Quantum Optical Rogue Waves
The origin of rogue waves is still not understood, even if they appear in many diverse fields of science and life, from water waves to stock markets. This situation has led to an ever-growing interest in the scientific community. Seemingly, quantum nonlinear optics has gained a great interest in the last decades, but a complete and profound theoretical model of light propagation through nonlinear media at few photon regime is still missing.
From the quantization of Maxwell¿s equations, we can derive a description of electromagnetic field both in homogeneous and in inhomogeneous nonlinear dielectric. By phase-space methods we can map our quantum model to a system of stochastic partial differential equations, where the non-deterministic part represents the quantum noise due to the Heisenberg principle. This route leads to a new approach to the theoretical investigation of quantum nonlinear optical phenomena: the classical numerical studies become quantum by adding stochastic noise in propagation.
In the specific case of third order nonlinearity, that is, the Kerr effect, we can model several light dynamics, such as the generation of quantum solitons, shock waves, modulation instability, and also rogue waves. Classically, rogue waves are giant perturbations that form out of noise, reach enormous amplitudes and rapidly decay. The role of quantum noise at low photon number in optical rogue wave generation is completely unknown.

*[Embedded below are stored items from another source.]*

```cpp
bool gemm8p_fits(const GemmArgs& a, bool trans) {
  const size_t lim = (size_t)1 << 32;
  if (trans) return (size_t)a.K * a.lda * 2 < lim && (size_t)a.K * a.ldb * 2 < lim;
  size_t rows_a = a.M;
  if (a.a_grp > 0) rows_a += ((size_t)a.M / a.a_grp + 1) * a.a_pre;
  return rows_a * a.lda * 2 < lim && (size_t)a.N * a.ldb * 2 < lim;
}

int launch_gemm8p_nt(const GemmArgs& a, int epi, int splits, hipStream_t s) {
  switch (epi) {
    case EPI_BF16:
      if (a.rope_pos) return launch8p<EPI_BF16, false, 0, 1>(a, splits, s);
      if (a.swiglu_pre) return launch8p<EPI_BF16, false, 0, 2>(a, splits, s);
      return launch8p<EPI_BF16, false, 0, 0>(a, splits, s);
    case EPI_F32: return launch8p<EPI_F32, false>(a, splits, s);
    case EPI_SWIGLU: return launch8p<EPI_SWIGLU, false>(a, splits, s);
    case EPI_GELU: return launch8p<EPI_GELU, false>(a, splits, s);
    case EPI_F32_ATOMIC: return launch8p<EPI_F32_ATOMIC, false>(a, splits, s);
    case EPI_F32_SLAB: return launch8p<EPI_F32_SLAB, false>(a, splits, s);
    default: set_error("gemm8p: unsupported epilogue %d", epi); return VTP_ERR_ARG;
  }
}

int launch_gemm8p_nt_fp8(const GemmArgs& a, int epi, hipStream_t s) {
  switch (epi) {
    case EPI_BF16: return a.rope_pos ? launch8p<EPI_BF16, false, 8, 1>(a, 1, s) : launch8p<EPI_BF16, false, 8, 0>(a, 1, s);
    case EPI_F32: return launch8p<EPI_F32, false, 8>(a, 1, s);
    case EPI_SWIGLU: return launch8p<EPI_SWIGLU, false, 8>(a, 1, s);
    default: set_error("gemm8p fp8: unsupported epilogue %d", epi); return VTP_ERR_ARG;
  }
}

int launch_gemm8p_tn(const GemmArgs& a, int epi, int splits, hipStream_t s) {
  if (epi == EPI_F32) return launch8p<EPI_F32, true>(a, 1, s);
  if (epi == EPI_F32_ATOMIC) return launch8p<EPI_F32_ATOMIC, true>(a, splits, s);
  return launch8p<EPI_F32_SLAB, true>(a, splits, s);
}

}

namespace vtp {
int launch_gemm4w_grouped_tn_items(const GroupArgs& ga, int nitems, hipStream_t s);
}
static int launch_gemm8p_grouped_tn(const void* probs, int nprob, int ntiles, int K, int splits, void* part, void* ticket,
                                    const int* k_rows, void* stream) {
  using namespace vtp;
  if (k_rows) { splits = 1; part = ticket = nullptr; }
  GroupArgs ga{};
  ga.probs = (const GroupProblem*)probs; ga.part = (float*)part; ga.ticket = (int*)ticket;
  ga.nprob = nprob; ga.ntiles = ntiles; ga.K = K;
  ga.k_split = ((K + splits - 1) / splits + 63) / 64 * 64;
  ga.splits = (K + ga.k_split - 1) / ga.k_split;
  ga.timing = g_p8_timing;
  ga.k_rows = k_rows;
  auto* kern = k_rows ? gemm8p_grouped_tn_limit_kernel : gemm8p_grouped_tn_kernel;
  static bool attr_set[2] = {false, false};
  if (!attr_set[k_rows != nullptr]) {
    hipFuncSetAttribute((const void*)kern, hipFuncAttributeMaxDynamicSharedMemorySize, P8_LDS);
    attr_set[k_rows != nullptr] = true;
  }
  hipLaunchKernelGGL(kern, dim3(ntiles * ga.splits), dim3(512), P8_LDS, (hipStream_t)stream, ga);
  return check_launch("gemm8p_grouped_tn");
}
extern "C" int vtp_gemm_tn_grouped(const void* probs, int nprob, int ntiles, int K, int splits, void* part, void* ticket,
                                   void* stream) {
  VTP_REQUIRE(probs && nprob >= 1 && nprob <= 8, "vtp_gemm_tn_grouped: 1..8 problems");
  VTP_REQUIRE(ntiles >= 1 && K >= 1 && splits >= 1, "vtp_gemm_tn_grouped: bad shape (ntiles %d, K %d, splits %d)", ntiles, K, splits);
  VTP_REQUIRE(splits == 1 || (part && ticket), "vtp_gemm_tn_grouped: split-K needs the partial-sum and ticket buffers");
  return launch_gemm8p_grouped_tn(probs, nprob, ntiles, K, splits, part, ticket, nullptr, stream);
}
extern "C" int vtp_gemm_tn_grouped_limit(const void* probs, int nprob, int ntiles, int K, const int* k_rows, void* stream) {
  VTP_REQUIRE(probs && k_rows && nprob >= 1 && nprob <= 8, "vtp_gemm_tn_grouped_limit: 1..8 problems and a row count");
  VTP_REQUIRE(ntiles >= 1 && K >= 1, "vtp_gemm_tn_grouped_limit: bad shape (ntiles %d, K %d)", ntiles, K);
  return launch_gemm8p_grouped_tn(probs, nprob, ntiles, K, 1, nullptr, nullptr, k_rows, stream);
}
extern "C" int vtp_gemm_tn_grouped_items(const void* probs, int nprob, int ntiles, int K, const void* items, int nitems, int slots,
                                         void* part, void* ticket, void* stream) {
  using namespace vtp;
  VTP_REQUIRE(probs && nprob >= 1 && nprob <= 8, "vtp_gemm_tn_grouped_items: 1..8 problems");
  VTP_REQUIRE(items && nitems >= ntiles && ntiles >= 1 && K >= 8 && K % 8 == 0 && slots >= 1,
              "vtp_gemm_tn_grouped_items: bad shape (ntiles %d, nitems %d, K %d, slots %d)", ntiles, nitems, K, slots);
  VTP_REQUIRE(slots == 1 || (part && ticket), "vtp_gemm_tn_grouped_items: split tiles need the partial-sum and ticket buffers");
  GroupArgs ga{};
  ga.probs = (const GroupProblem*)probs; ga.part = (float*)part; ga.ticket = (int*)ticket;
  ga.nprob = nprob; ga.ntiles = ntiles; ga.K = K; ga.k_split = K; ga.splits = slots;
  ga.timing = g_p8_timing;
  ga.items = (const GroupItem*)items;
  return launch_gemm4w_grouped_tn_items(ga, nitems, (hipStream_t)stream);
}

extern "C" int vtp_set_gemm_dynamic(int on) {
  vtp::g_dyn_mode = on ? 1 : 0;
  return VTP_OK;
}

extern "C" int vtp_gemm_debug(void* timing, int grid_limit, int delay_ticks) {
  const bool off = timing == nullptr && grid_limit == 0 && delay_ticks == 0;
  if (!off && !vtp::diag_allowed("vtp_gemm_debug")) return VTP_ERR_ARG;
  if (delay_ticks < 0 || grid_limit < 0) {
    vtp::set_error("vtp_gemm_debug: negative grid limit / delay");
    return VTP_ERR_ARG;
  }
  vtp::g_p8_timing = (unsigned long long*)timing;
  vtp::g_p8_grid = grid_limit;
  vtp::g_p8_delay = delay_ticks;
  return VTP_OK;
}
```

vtp_amd/engine.py:

```python
from __future__ import annotations

import math
import os
from typing import Dict, List, NamedTuple, Optional, Tuple

import torch

from . import ops
from .ops import EPI_BF16, EPI_F32, EPI_F32_SLAB, EPI_GELU, EPI_SWIGLU


class Lin:
    __slots__ = ("N", "K", "w", "wT", "bias", "gw", "gb", "w32", "wTs")


class SwiGLULin:
    __slots__ = ("H", "K", "w12", "w12T", "b12", "gw1", "gb1")


def _flat_order(names: List[str]) -> List[str]:
    out, seen = [], set()
    for n in names:
        if n in seen:
            continue
# ... 767 lines not shown
        xmid = ws.get("xmid", (M, D), F32)
        hid = ws.get("hid", (M, H), BF)
        rope_plan = self._rope_plan(ws, segs, prefix_tokens, M)
        rope_arg = None if rope_plan is None else (rope_plan[0], rope_plan[1], rope_plan[2], 2 * D)
        rows = self._attn_rows(segs)
        for i, b in enumerate(self.blocks):
            w8, al, sc = f["w"][i], f["alpha"][i], f["act_scale"][i]
            xout = ws.get(f"xout{i & 1}", (M, D), F32)
            ops.norm_fwd_e4m3(x, b.n1w, b.n1b, a8, sc[0:1], None, M, D, self.eps, self.kind)
            if b.qn_w is not None:
                qkv_pre = ws.get("f8.qkv_pre", (M, 3 * D), BF)
                ops.gemm_nt_fp8(a8, w8[0], qkv_pre, M=M, N=3 * D, K=D, alpha=al[0], bias=b.qkv.bias, epi=EPI_BF16)
                ops.qk_norm_fwd(qkv_pre, b.qn_w, b.kn_w, qkv, ws.get("f8.qinv", (M, 2 * heads), F32), M, D)
            else:
                ops.gemm_nt_fp8(a8, w8[0], qkv, M=M, N=3 * D, K=D, alpha=al[0], bias=b.qkv.bias, epi=EPI_BF16, rope=rope_arg)
            self._attention(qkv, o, lse, rows, i, prefix_tokens, rope_arg is None)
            ops.quantize_e4m3(o, a8, sc[1:2])
            ops.gemm_nt_fp8(a8, w8[1], xmid, M=M, N=D, K=D, alpha=al[1], bias=b.proj.bias, resid=x, epi=EPI_F32)
            ops.norm_fwd_e4m3(xmid, b.n2w, b.n2b, a8, sc[2:3], None, M, D, self.eps, self.kind)
            ops.gemm_nt_fp8(a8, w8[2], hid, M=M, N=2 * H, K=D, alpha=al[2], bias=b.w12.b12, epi=EPI_SWIGLU)
            ops.quantize_e4m3(hid, a8, sc[3:4])
            ops.gemm_nt_fp8(a8, w8[3], xout, M=M, N=D, K=H, alpha=al[3], bias=b.w3.bias, resid=xmid, epi=EPI_F32)
            x = xout
        return x

    def fp32_check(self, what: str):
        if self.qk_norm:
            raise NotImplementedError(f"fp32 forward ({what}): QK normalisation (use_qk_norm) is not implemented in fp32")
        if self.D % 8 or self.H % 8 or self.D != self.heads * 64:
            raise NotImplementedError(f"fp32 forward ({what}): needs D, H multiples of 8 and head dimension 64 (D={self.D} H={self.H} heads={self.heads})")

    def _forward_fp32(self, ws: Workspace, x, segs, prefix_tokens: int, M: int, keep: bool = False):
        self.fp32_check(self.style)
        D, H, heads = self.D, self.H, self.heads
        xn, st = ws.get("f32.xn", (M, D), F32), ws.get("f32.st", (M, 2), F32)
        qkv, o = ws.get("f32.qkv", (M, 3 * D), F32), ws.get("f32.o", (M, D), F32)
        xmid, hid = ws.get("f32.xmid", (M, D), F32), ws.get("f32.hid", (M, H), F32)
        rows = self._attn_rows(segs)
        for i, b in enumerate(self.blocks):
            xout = ws.get(f"f32.{i}.xout" if keep else f"f32.xout{i & 1}", (M, D), F32)
            ops.norm_fwd_f32(x, b.n1w, b.n1b, xn, st, M, D, self.eps, self.kind)
            ops.gemm_nt_f32(xn, b.qkv.w32, qkv, M=M, N=3 * D, K=D, bias=b.qkv.bias)
            for r0, Bs, Ns, rp in rows:
                q_s, o_s = qkv[r0:r0 + Bs * Ns], o[r0:r0 + Bs * Ns]
                if rp is not None:
                    rs, rc = rope_at(rp, i)
                    ops.rope_qk_f32(q_s, rs, rc, Bs, Ns, heads, prefix_tokens)
                ops.attn_fwd_f32(q_s, q_s[:, D:], q_s[:, 2 * D:], o_s, Bs, Ns, heads, Ns * 3 * D, 3 * D, Ns * D, D, ATTN_SCALE, self.causal)
            ops.gemm_nt_f32(o, b.proj.w32, xmid, M=M, N=D, K=D, bias=b.proj.bias, gamma=b.ls1, resid=x, epi=ops.F32_RESID)
            ops.norm_fwd_f32(xmid, b.n2w, b.n2b, xn, st, M, D, self.eps, self.kind)
            if self.swiglu:
                ops.gemm_nt_f32(xn, b.w1_32, hid, M=M, N=H, K=D, w2=b.w2_32, bias=b.b1_32, bias2=b.b2_32, epi=ops.F32_SWIGLU)
            else:
                ops.gemm_nt_f32(xn, b.fc.w32, hid, M=M, N=H, K=D, bias=b.fc.bias,
                                epi=ops.F32_QUICK_GELU if self.quick_gelu else ops.F32_GELU)
            ops.gemm_nt_f32(hid, b.w3.w32, xout, M=M, N=D, K=H, bias=b.w3.bias, gamma=b.ls2, resid=xmid, epi=ops.F32_RESID)
            x = xout
        return x

    def w3_colsum_target(self, i: int):
        b = self.blocks[i]
        return b.w3.gb if (b.ls2 is None and self.drop_plan is None) else None

    def backward(self, ws: Workspace, dy, dy_b, segs, prefix_tokens: int, saved=None, dy_colsum_done: bool = False,
                 hold_last: bool = False, extra_last=None):
        D, H = self.D, self.H
        M = sum(b * n for b, n, _ in segs)
        saved = self.last_saved if saved is None else saved
        tail_Mc = saved[-1].o_c.shape[0] if saved and saved[-1].row_map is not None else None
        drop = self.drop_plan is not None
        if drop:
            csegs, Mb = self._drop_segs(segs)
            rows, scales, bt = list(self._rows(csegs)), self.drop_plan["scales"], "b.d."
            gdy, gdy_b = ws.get(bt + "gdy", (Mb, D), F32), ws.get(bt + "gdy_b", (Mb, D), BF)
            dxc = ws.get(bt + "dxc", (Mb, D), F32)
        else:
            Mb, rows, bt = M, self._attn_rows(segs), "b."
            dmid = ws.get("b.dmid", (M, D), F32)
        grouped = not drop and M >= 256 and all(b.ls1 is None and b.ls2 is None for b in self.blocks) \
            and ops.wgrad_group_fits(M, max(3 * D, 2 * H if self.swiglu else H)) and D % 8 == 0 and H % 8 == 0
        vl = self.varlen
        if vl is not None and not (grouped and tail_Mc is None and len(segs) == 1 and not extra_last):
            raise RuntimeError("Stack.backward: packed captions need the grouped weight gradients of one plain segment (varlen_ok)")
        par = (lambda i: f".{i & 1}") if grouped else (lambda i: "")
        groups = ws.__dict__.setdefault("_wgrad_groups", {})
        scratch = self.__dict__.setdefault("_wgrad_scratch", {})
        pending = None

        def launch_pending():
            if pending is None:
                return
            if OVERLAP.enabled:
                OVERLAP.fork()
                side, grp = OVERLAP.side, pending[1]

                def issue():
                    with torch.cuda.stream(side):
                        grp.launch()
                OVERLAP.defer(issue)
            else:
                pending[1].launch()

        for i in range(self.depth - 1, -1, -1):
            b, s = self.blocks[i], saved[i]
            t = f"{i}.d." if drop else f"{i}."
            dpre = ws.get(bt + "dx12" + par(i), (Mb, 2 * H if self.swiglu else H), BF)
            dqkv = ws.get(bt + "dqkv" + par(i), (Mb, 3 * D), BF)
            if drop:
                self._gather(dy, segs, csegs, i, 1, gdy, gdy_b, scales)
                self._ffn_bwd(ws, i, s, gdy, gdy_b, dxc, None, Mb, bt, dpre, fused=False)
                self._scatter(dxc, dy, segs, csegs, i, 1, 1.0, accumulate=False)
                self._gather(dy, segs, csegs, i, 0, gdy, gdy_b, scales)
                self._attn_bwd(ws, t, i, s, gdy, gdy_b, dxc, None, Mb, bt, dqkv, rows, prefix_tokens)
                self._scatter(dxc, dy, segs, csegs, i, 0, 1.0, accumulate=False)
                OVERLAP.join()
                yield ("block", i)
                continue
            dxo = ws.get(f"b.dx{i & 1}", (M, D), F32)
            dxo_b = ws.get(f"b.dx_b{i & 1}", (M, D), BF)
            Mf = tail_Mc if (tail_Mc is not None and i == self.depth - 1) else M
            if Mf != M:
                dpre = ws.get(bt + "dx12" + par(i), (Mf, 2 * H if self.swiglu else H), BF)
            dmid = ws.get("b.dmid", (Mf, D), F32)
            dmid_b = ws.get("b.dmid_b" + par(i), (Mf, D), BF)
            probs = [] if grouped else None
            if grouped:
                launch_pending()
            self._ffn_bwd(ws, i, s, dy, dy_b, dmid, dmid_b, Mf, bt, dpre, fused=self.swiglu and b.ls2 is None,
                          bias_done=dy_colsum_done if i == self.depth - 1 else self.w3_colsum_target(i) is not None, probs=probs,
                          dx_colsum=b.proj.gb if b.ls1 is None else None)
            self._attn_bwd(ws, t, i, s, dmid, dmid_b, dxo, dxo_b, M, bt, dqkv, rows, prefix_tokens, bias_done=b.proj.gb is not None,
                           probs=probs, join=grouped, dx_colsum=self.w3_colsum_target(i - 1) if i > 0 else None)
            dy, dy_b = dxo, dxo_b
            if not grouped:
                OVERLAP.join()
                yield ("block", i)
                continue
            extra = [dict(pr, dy=dy_b) for pr in extra_last] if (i == 0 and hold_last and extra_last) else []
            gkey = (i, bool(self.wgrad_overwrite), len(extra), Mf, vl is not None)
            grp = groups.get(gkey)
            if grp is None:
                counts = sorted({pr.get("Ktok", M) for pr in probs + extra}, reverse=True)
                if len(counts) > 1 and ops.wgrad_group_mixed_ok(counts):
                    counts = [None]
                parts = []
                for kt in counts:
                    g = ops.WgradGroup(M if kt is None else kt, k_rows=self.m_rows)
                    for pr in probs + extra:
                        if kt is None or pr.get("Ktok", M) == kt:
                            g.add(pr["dy"], pr["x"], pr["gw"], pr["gb"], pr["N"], pr["K"], pr["swiglu_h"],
                                  accumulate=not self.wgrad_overwrite, Ktok=pr.get("Ktok"))
                    parts.append(g.finalize(self.store.device, scratch))
                grp = groups[gkey] = parts[0] if len(parts) == 1 else WgradGroups(parts)
            if pending is not None:
                yield ("block", pending[0])
            pending = (i, grp)
        self.held = None
        if drop:
            ops.cast_f32_bf16(dy, dy_b, M * D)
        elif pending is not None and hold_last:
            OVERLAP.run_deferred()
            self.held = pending
        elif pending is not None:
            pending[1].launch()
            yield ("block", pending[0])
        return dy, dy_b
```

This research project aims at theoretically analyzing the way quantum noise contributes to the development of optical extreme events in wave propagation through nonlinear media at a quantum regime. To reach the scope, we plan to exploit the proper model of the quantum noise and to simulate quantum rogue waves in third-order-nonlinear dielectrics. Studying quantum optical rogue waves in nonlinear media is a very new frontier, which can open new routes both in fundamental and in applied physics.